In the material below, list every line carrying the string "else".
········
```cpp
template <class C, bool NEG_SQ>
ECCX_DEV void u_mul_sub_core_pp1(uint32_t (&r)[C::N], const uint32_t (&a)[C::N], const uint32_t (&b)[C::N],
                                 const uint32_t (&c)[C::N], const uint32_t (&d)[C::N]) {
  constexpr int N = C::N;
  static_assert(C::KIND == UK_MONT_PP1 && C::SPARSE_N == 0, "p = -1 mod 2^B with p + 1 as plain digits");
  uint32_t m[N], t[N];
  int32_t nc[N];
#pragma unroll
  for (int i = 0; i < N; ++i) nc[i] = NEG_SQ ? -(int32_t)(c[i] << 1) : -(int32_t)c[i];
  uint64_t acc = 0;
  UMacQ<false> qa;
  UMacQ<true> qm;
#pragma unroll
  for (int k = 0; k < 2 * N - 1; ++k) {
    const int lo = k < N ? 0 : k - N + 1, hi = k < N ? k : N - 1;
    if (k >= N && C::P[k - N] != 0) acc += (uint64_t)C::P[k - N];
#pragma unroll
    for (int i = lo; i <= hi; ++i) qa.push(acc, a[i], b[k - i]);
    qa.flush(acc);
    if constexpr (NEG_SQ) {
#pragma unroll
      for (int i = lo; 2 * i < k; ++i) smad1_v(acc, nc[i], (int32_t)(c[k - i] << 1));
      if ((k & 1) == 0) smad1_v(acc, nc[k / 2], (int32_t)c[k / 2]);
    } else {
#pragma unroll
      for (int i = lo; i <= hi; ++i) smad1_v(acc, nc[i], (int32_t)d[k - i]);
    }
#pragma unroll
    for (int i = lo; i <= (k < N ? k - 1 : N - 1); ++i) {
      if (C::PP1[k - i] != 0) qm.push(acc, m[i], C::PP1[k - i]);
    }
    qm.flush(acc);
    if (k < N) m[k] = (uint32_t)acc & C::MASK;
    else t[k - N] = (uint32_t)acc & C::MASK;
    acc = (uint64_t)((int64_t)acc >> C::B);
  }
  acc += (uint64_t)C::P[N - 1];
  t[N - 1] = (uint32_t)acc;
#pragma unroll
  for (int i = 0; i < N; ++i) r[i] = t[i];
}

template <class C, bool SQR, bool BCONST>
ECCX_DEV void u_mul_core_mers(uint32_t (&r)[C::N], const uint32_t (&a)[C::N], const uint32_t (&b)[C::N]) {
  constexpr int N = C::N;
  constexpr int S = C::B * N - C::PBITS;
  static_assert(S >= 1 && S <= 2, "wrap factor must keep shifted limbs below 2^32");
// ... 200 lines not shown
ECCX_DEV auto u_mul_add(const U<C, K1, V1>& a, const U<C, K2, V2>& b, const U<C, K3, V3>& c, const U<C, K4, V4>& d) {
  static_assert(C::KIND == UK_MONT, "merged products are implemented for the general Montgomery fields");
  static_assert(K1 * K2 + K3 * K4 <= UB<C>::KKMAX, "two products overflow the columns: reduce an operand first");
  constexpr int VO = (int)(((uint32_t)(V1 * V2 + V3 * V4) + C::RP - 1) / C::RP) + 1;
  static_assert(VO <= 3, "result too large: reduce an operand first");
  U<C, 1, VO> r;
  u_mul2_core_mont<C>(r.v, a.v, b.v, c.v, d.v);
  return r;
}

template <class C>
struct UBS {
  static constexpr bool OK = UB<C>::SPARSE || C::KIND == UK_MONT;
  static constexpr bool DENSE = C::KIND == UK_MONT_PP1 && !UB<C>::SPARSE;
  static constexpr int KKS = (int)((~(uint64_t)0 >> 1) / ((uint64_t)C::N * UB<C>::COL)) - 1;
  static constexpr bool ks_ok(int k) { return ((uint64_t)(k + 1) << C::B) <= ((uint64_t)1 << 31); }
};

template <class C, int K1, int V1, int K2, int V2, int K3, int V3, int K4, int V4>
ECCX_DEV auto u_mul_sub(const U<C, K1, V1>& a, const U<C, K2, V2>& b, const U<C, K3, V3>& c, const U<C, K4, V4>& d) {
  static_assert(UBS<C>::OK || UBS<C>::DENSE, "implemented for the Montgomery fields with room for signed columns");
  static_assert(K1 * K2 <= UBS<C>::KKS && K3 * K4 <= UBS<C>::KKS, "a product overflows the signed columns");
  static_assert(UBS<C>::ks_ok(K3) && UBS<C>::ks_ok(K4), "negated / signed operands must stay below 2^31");
  static_assert((uint32_t)(V1 * V2) < C::RP && (uint32_t)(V3 * V4) < C::RP, "result outside (0, 3p)");
  U<C, 1, 3> r;
  if constexpr (UB<C>::SPARSE) u_mul_sub_core_sparse<C, false>(r.v, a.v, b.v, c.v, d.v);
  else if constexpr (UBS<C>::DENSE) u_mul_sub_core_pp1<C, false>(r.v, a.v, b.v, c.v, d.v);
  else u_mul_sub_core_mont<C, false>(r.v, a.v, b.v, c.v, d.v);
  return r;
}
// ... 20 lines not shown
    return r;
  }
}

template <class C, int K1, int V1>
ECCX_DEV auto u_mul_k(const U<C, K1, V1>& a, const uint32_t (&k)[C::N]) {
  if constexpr (!UB<C>::kk_ok(K1, 1) || (UB<C>::vout(V1, 1) > 3)) {
    return u_mul_k(u_reduce(a), k);
  } else {
    U<C, 1, UB<C>::vout(V1, 1)> r;
    u_mul_core<C, false, true>(r.v, a.v, k);
    return r;
  }
}

template <class C, int K1, int V1>
ECCX_DEV U<C, 1, 2> u_mul_small(const U<C, K1, V1>& a, uint32_t k) {
  static_assert(C::KIND == UK_PM19, "written for 2^255 - 19");
  constexpr int N = C::N;
  uint32_t t[N];
  uint64_t acc = 0;
#pragma unroll
  for (int i = 0; i < N; ++i) {
    umad1_v(acc, a.v[i], k);
    t[i] = (uint32_t)acc & C::MASK;
    acc >>= C::B;
  }
  u_pm_tail<C>(t, acc);
  U<C, 1, 2> r;
#pragma unroll
// ... 162 lines not shown
}

template <class C>
ECCX_DEV U<C, 1, 2> u_to_mont(const Fe<C::Sat::L>& plain) {
  if constexpr (UB<C>::MONT) return u_as<1, 2>(u_mul_k<C>(u_from_sat<C>(plain), C::R2));
  else return u_from_sat<C>(plain);
}

template <class C, int K, int V>
ECCX_DEV void u_to_canonical(Fe<C::Sat::L>& out, const U<C, K, V>& a) {
  Fe<C::Sat::L> s;
  if constexpr (UB<C>::MONT) {
    uint32_t one[C::N];
#pragma unroll
    for (int i = 0; i < C::N; ++i) one[i] = (i == 0) ? 1u : 0u;
    auto r = u_mul_k<C>(u_reduce(a), one);
    u_to_sat<C>(s, r);
  } else {
    auto r = u_reduce(u_reduce(a));
    u_to_sat<C>(s, r);
  }
  uint32_t t[C::Sat::L];
#pragma unroll
  for (int i = 0; i < C::Sat::L; ++i) t[i] = s.v[i];
  cond_sub_p<typename C::Sat>(out, t, 0u);
}

template <class C, int K, int V>
ECCX_DEV void u_to_sat_mont(Fe<C::Sat::L>& out, const U<C, K, V>& a) {
  if constexpr (UB<C>::MONT) {
    auto r = u_mul_k<C>(u_reduce(a), C::RS);
    Fe<C::Sat::L> s;
    u_to_sat<C>(s, r);
    uint32_t t[C::Sat::L];
#pragma unroll
    for (int i = 0; i < C::Sat::L; ++i) t[i] = s.v[i];
    cond_sub_p<typename C::Sat>(out, t, 0u);
  } else {
    u_to_canonical<C>(out, a);
  }
}

}
```

### eccoxide_amd/csrc/umad_chunks.inc

```
__device__ __forceinline__ void umad1_v(uint64_t& acc, uint32_t a0, uint32_t b0) {
  asm("v_mad_u64_u32 %0, vcc, %1, %2, %0\n\t"
      : "+v"(acc)
      : "v"(a0), "v"(b0)
      : "vcc");
}
__device__ __forceinline__ void umad2_v(uint64_t& acc, uint32_t a0, uint32_t b0, uint32_t a1, uint32_t b1) {
  asm("v_mad_u64_u32 %0, vcc, %1, %2, %0\n\t"
      "v_mad_u64_u32 %0, vcc, %3, %4, %0\n\t"
      : "+v"(acc)
      : "v"(a0), "v"(b0), "v"(a1), "v"(b1)
      : "vcc");
}
__device__ __forceinline__ void umad3_v(uint64_t& acc, uint32_t a0, uint32_t b0, uint32_t a1, uint32_t b1, uint32_t a2, uint32_t b2) {
  asm("v_mad_u64_u32 %0, vcc, %1, %2, %0\n\t"
      "v_mad_u64_u32 %0, vcc, %3, %4, %0\n\t"
      "v_mad_u64_u32 %0, vcc, %5, %6, %0\n\t"
      : "+v"(acc)
      : "v"(a0), "v"(b0), "v"(a1), "v"(b1), "v"(a2), "v"(b2)
      : "vcc");
}
__device__ __forceinline__ void umad4_v(uint64_t& acc, uint32_t a0, uint32_t b0, uint32_t a1, uint32_t b1, uint32_t a2, uint32_t b2, uint32_t a3, uint32_t b3) {
  asm("v_mad_u64_u32 %0, vcc, %1, %2, %0\n\t"
      "v_mad_u64_u32 %0, vcc, %3, %4, %0\n\t"
      "v_mad_u64_u32 %0, vcc, %5, %6, %0\n\t"
// ... 140 lines not shown
}
__device__ __forceinline__ void umad9_k(uint64_t& acc, uint32_t a0, uint32_t b0, uint32_t a1, uint32_t b1, uint32_t a2, uint32_t b2, uint32_t a3, uint32_t b3, uint32_t a4, uint32_t b4, uint32_t a5, uint32_t b5, uint32_t a6, uint32_t b6, uint32_t a7, uint32_t b7, uint32_t a8, uint32_t b8) {
  asm("v_mad_u64_u32 %0, vcc, %1, %2, %0\n\t"
      "v_mad_u64_u32 %0, vcc, %3, %4, %0\n\t"
      "v_mad_u64_u32 %0, vcc, %5, %6, %0\n\t"
      "v_mad_u64_u32 %0, vcc, %7, %8, %0\n\t"
      "v_mad_u64_u32 %0, vcc, %9, %10, %0\n\t"
      "v_mad_u64_u32 %0, vcc, %11, %12, %0\n\t"
      "v_mad_u64_u32 %0, vcc, %13, %14, %0\n\t"
      "v_mad_u64_u32 %0, vcc, %15, %16, %0\n\t"
      "v_mad_u64_u32 %0, vcc, %17, %18, %0\n\t"
      : "+v"(acc)
      : "v"(a0), "s"(b0), "v"(a1), "s"(b1), "v"(a2), "s"(b2), "v"(a3), "s"(b3), "v"(a4), "s"(b4), "v"(a5), "s"(b5), "v"(a6), "s"(b6), "v"(a7), "s"(b7), "v"(a8), "s"(b8)
      : "vcc");
}
```

Baseline: 73.56 million.

## Use full 32-bit Montgomery digits and fold carry into next MAD chain

For dense p+1-form Montgomery fields, the low Montgomery digits m[k] become the full low 32 bits of the accumulator instead of B-bit masked values. The high half is carried forward by a multiply-by-2^S that is fused as the first MAD of the next column's chain, which removes the separate mask, shift and carry instructions per column. New static asserts bound column overflow, and the output value bound changes. Conversion out of Montgomery form keeps the old path through a dedicated exit multiply. This trades more inline-asm variants and looser bounds for fewer ALU ops in the inner multiply.

```diff
diff --git a/__graft_entry__.py b/__graft_entry__.py
--- a/__graft_entry__.py
+++ b/__graft_entry__.py
@@ -15,6 +15,7 @@
     subprocess.check_call(["make", "-C", os.path.join(ROOT, "tests", "hip")])
     subprocess.check_call(["make", "-C", os.path.join(ROOT, "tests", "hip_p256k1")])
     subprocess.check_call(["make", "-C", os.path.join(ROOT, "tests", "hip_merged")])
+    subprocess.check_call(["make", "-C", os.path.join(ROOT, "tests", "hip_lo32")])
     import eccoxide_amd
     from eccoxide_amd import _lib
 
diff --git a/eccoxide_amd/csrc/ufe.hpp b/eccoxide_amd/csrc/ufe.hpp
--- a/eccoxide_amd/csrc/ufe.hpp
+++ b/eccoxide_amd/csrc/ufe.hpp
@@ -1,5 +1,7 @@
 #pragma once
 #include "fe.hpp"
+
+#include <type_traits>
 
 #ifndef ECCX_SOLINAS_REDUCE
 #define ECCX_SOLINAS_REDUCE 1
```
········
▶ **Solution**:
    } else {
    else t[k - N] = (uint32_t)acc & C::MASK;
  else if constexpr (UBS<C>::DENSE) u_mul_sub_core_pp1<C, false>(r.v, a.v, b.v, c.v, d.v);
  else u_mul_sub_core_mont<C, false>(r.v, a.v, b.v, c.v, d.v);
  } else {
  else return u_from_sat<C>(plain);
  } else {
  } else {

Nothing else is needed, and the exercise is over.